Saccawu in a fight with Pick ‘n Pay over restructuring and retrenchment

Pick 'n Pay is the 6th biggest retailer in South Africa. Photo by Mzi Velapi

Saccawu says it will mobilise communities to support the union against retrenchments.

The South African Commercial Catering and Allied Workers Union (Saccawu) says it will be meeting with Pick ‘n Pay next week Thursday for further consultation on “imminent retrenchments” initiated by the retail giant.

According to the union, about 2,200 jobs are threatened by either retrenchments or the downgrading of work conditions. The retail giant has initiated consultations regarding potential retrenchment due to operational requirements, via the Commission for Conciliation, Mediation and Arbitration (CCMA).

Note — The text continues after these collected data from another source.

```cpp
static int attn_launch(hipStream_t st, bool rope, const float * qkv, const int32_t * pos_dev, int nh, int nkv, int hd, uint16_t * k_cache, uint16_t * v_cache,
                       int64_t ML, float * att, int mode, float freq_base) {
    if (hd % 8 || (ML % 8) || nh % nkv) FAIL(CLLM_E_UNSUPPORTED, "attn_decode: head_dim and max_len must be multiples of 8");
    const size_t lds = (size_t)(3 * hd + (ML > hd ? ML : hd)) * 4 + 64 * 32 * 4;
    if (lds > 150 * 1024) FAIL(CLLM_E_UNSUPPORTED, "attn_decode: max_len %lld does not fit LDS", (long long) ML);
    static uint64_t attr0 = 0, attr1 = 0;
    if (lds > 48 * 1024) {
        if (!rope && dev_flag_unset(attr0)) { HIP_TRY(hipFuncSetAttribute((const void *) k_attn_decode<false>, hipFuncAttributeMaxDynamicSharedMemorySize, 150 * 1024)); dev_flag_set(attr0); }
// ... 75 lines not shown
    float best = -INFINITY; int idx = 0x7fffffff;
    for (int i = threadIdx.x; i < np; i += 256) argmax_combine(best, idx, pv[i], pi[i]);
#pragma unroll
    for (int o = 32; o > 0; o >>= 1) argmax_combine(best, idx, __shfl_xor(best, o, 64), __shfl_xor(idx, o, 64));
    if ((threadIdx.x & 63) == 0) { bv[threadIdx.x >> 6] = best; bi[threadIdx.x >> 6] = idx; }
    __syncthreads();
    if (threadIdx.x == 0) {
        for (int w = 1; w < 4; w++) argmax_combine(best, idx, bv[w], bi[w]);
        if (idx == 0x7fffffff) idx = 0;
        tok_dev[0] = idx;
        pos_dev[0] = pos_dev[0] + 1;
        out_ring[counter[0]] = idx;
        counter[0] = counter[0] + 1;
    }
}
__global__ void __launch_bounds__(1024) k_argmax_final_next(const float * __restrict__ pv, const int * __restrict__ pi, int np, int32_t * __restrict__ tok_dev,
                                                            int32_t * __restrict__ pos_dev, int32_t * __restrict__ out_ring, int32_t * __restrict__ counter,
                                                            int etype, const char * __restrict__ emb, size_t emb_nb1, int H, float * __restrict__ x_next,
                                                            int half, float theta_scale, float * __restrict__ cs) {
    __shared__ float bv[16]; __shared__ int bi[16]; __shared__ int tok_s;
    const int tid = threadIdx.x;
    const int pos_next = pos_dev[0] + 1;
    float best = -INFINITY; int idx = 0x7fffffff;
    for (int i = tid; i < np; i += 1024) argmax_combine(best, idx, pv[i], pi[i]);
#pragma unroll
    for (int o = 32; o > 0; o >>= 1) argmax_combine(best, idx, __shfl_xor(best, o, 64), __shfl_xor(idx, o, 64));
    if ((tid & 63) == 0) { bv[tid >> 6] = best; bi[tid >> 6] = idx; }
    __syncthreads();
    if (tid == 0) {
        for (int w = 1; w < 16; w++) argmax_combine(best, idx, bv[w], bi[w]);
        if (idx == 0x7fffffff) idx = 0;
        tok_s = idx;
        tok_dev[0] = idx;
        pos_dev[0] = pos_next;
        out_ring[counter[0]] = idx;
        counter[0] = counter[0] + 1;
    }
    if (cs && tid >= 960)
        for (int i = tid - 960; i < half; i += 64) {
            float theta = (float) pos_next;
            for (int k = 0; k < i; k++) theta *= theta_scale;
            float c, s_;
            rope_cos_sin(theta, &c, &s_);
            cs[2*i] = c * 1.0f; cs[2*i + 1] = s_ * 1.0f;
        }
    __syncthreads();
    const char * row = emb + (size_t) tok_s * emb_nb1;
    for (int c = tid; c < H; c += 1024) x_next[c] = dequant_elem(etype, row, c);
}
int launch_argmax_partial(hipStream_t st, const float * logits, int n, float * part_v, int * part_i) {
    hipLaunchKernelGGL(k_argmax_partial, dim3(256), dim3(256), 0, st, logits, n, part_v, part_i);
    LAUNCH_CHECK();
    return CLLM_OK;
}
int launch_argmax_final_next(hipStream_t st, const float * part_v, const int * part_i, int np, int32_t * tok_dev, int32_t * pos_dev, int32_t * out_ring, int32_t * counter,
                             int etype, const void * emb, size_t emb_nb1, int H, float * x_next, int hd, float freq_base, float * cs) {
    hipLaunchKernelGGL(k_argmax_final_next, dim3(1), dim3(1024), 0, st, part_v, part_i, np, tok_dev, pos_dev, out_ring, counter, etype, (const char *) emb, emb_nb1, H, x_next,
                       hd / 2, hd ? powf(freq_base, -2.0f / hd) : 0.0f, hd ? cs : (float *) nullptr);
    LAUNCH_CHECK();
    return CLLM_OK;
}
__global__ void __launch_bounds__(256) k_argmax_publish(const float * __restrict__ pv, const int * __restrict__ pi, int np, int32_t * __restrict__ tok_dev,
                                                        int32_t * __restrict__ tok_host, int32_t * const * __restrict__ inc, int n_inc) {
    __shared__ float bv[4]; __shared__ int bi[4];
    float best = -INFINITY; int idx = 0x7fffffff;
    for (int i = threadIdx.x; i < np; i += 256) argmax_combine(best, idx, pv[i], pi[i]);
#pragma unroll
    for (int o = 32; o > 0; o >>= 1) argmax_combine(best, idx, __shfl_xor(best, o, 64), __shfl_xor(idx, o, 64));
    if ((threadIdx.x & 63) == 0) { bv[threadIdx.x >> 6] = best; bi[threadIdx.x >> 6] = idx; }
    __syncthreads();
    if (threadIdx.x == 0) {
        for (int w = 1; w < 4; w++) argmax_combine(best, idx, bv[w], bi[w]);
        if (idx == 0x7fffffff) idx = 0;
// ... 108 lines not shown
```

Saccawu claims that the threat of retrenchments is aimed at ordinary workers. “While Pick ‘n Pay singles out the employees’ working conditions in the NMBU [non-management bargaining unit], they conveniently do not show how much, as a percentage of the company’s wage bill, is allocated towards its Executives and Management structure,” said the union.

South Africa’s sixth biggest retail company denies that the consultations will lead to the reduction of the total number of workers at store level, insisting that it intends to bring the company’s labour practices to the same level as their competitors.

According to Pick ‘n Pay, their labour arrangements make it less competitive: “Certain aspects of Pick ‘n Pay’s current labour arrangements – such as minimum guaranteed hours, inflexible scheduling practices, and certain benefits and allowances – are above market norms and out of line with current shopping trends. The proposed adjustments are not intended to reduce the total headcount of affected store staff, but rather to bring the retailer’s labour practices more into line with its competitors to compete on an even footing”.

Speaking to Elitsha, Saccawu’s first deputy president, Brenita Cloete said that they are unable to verify the claim that Pick ‘n Pay is making because other retailers do not make that information public.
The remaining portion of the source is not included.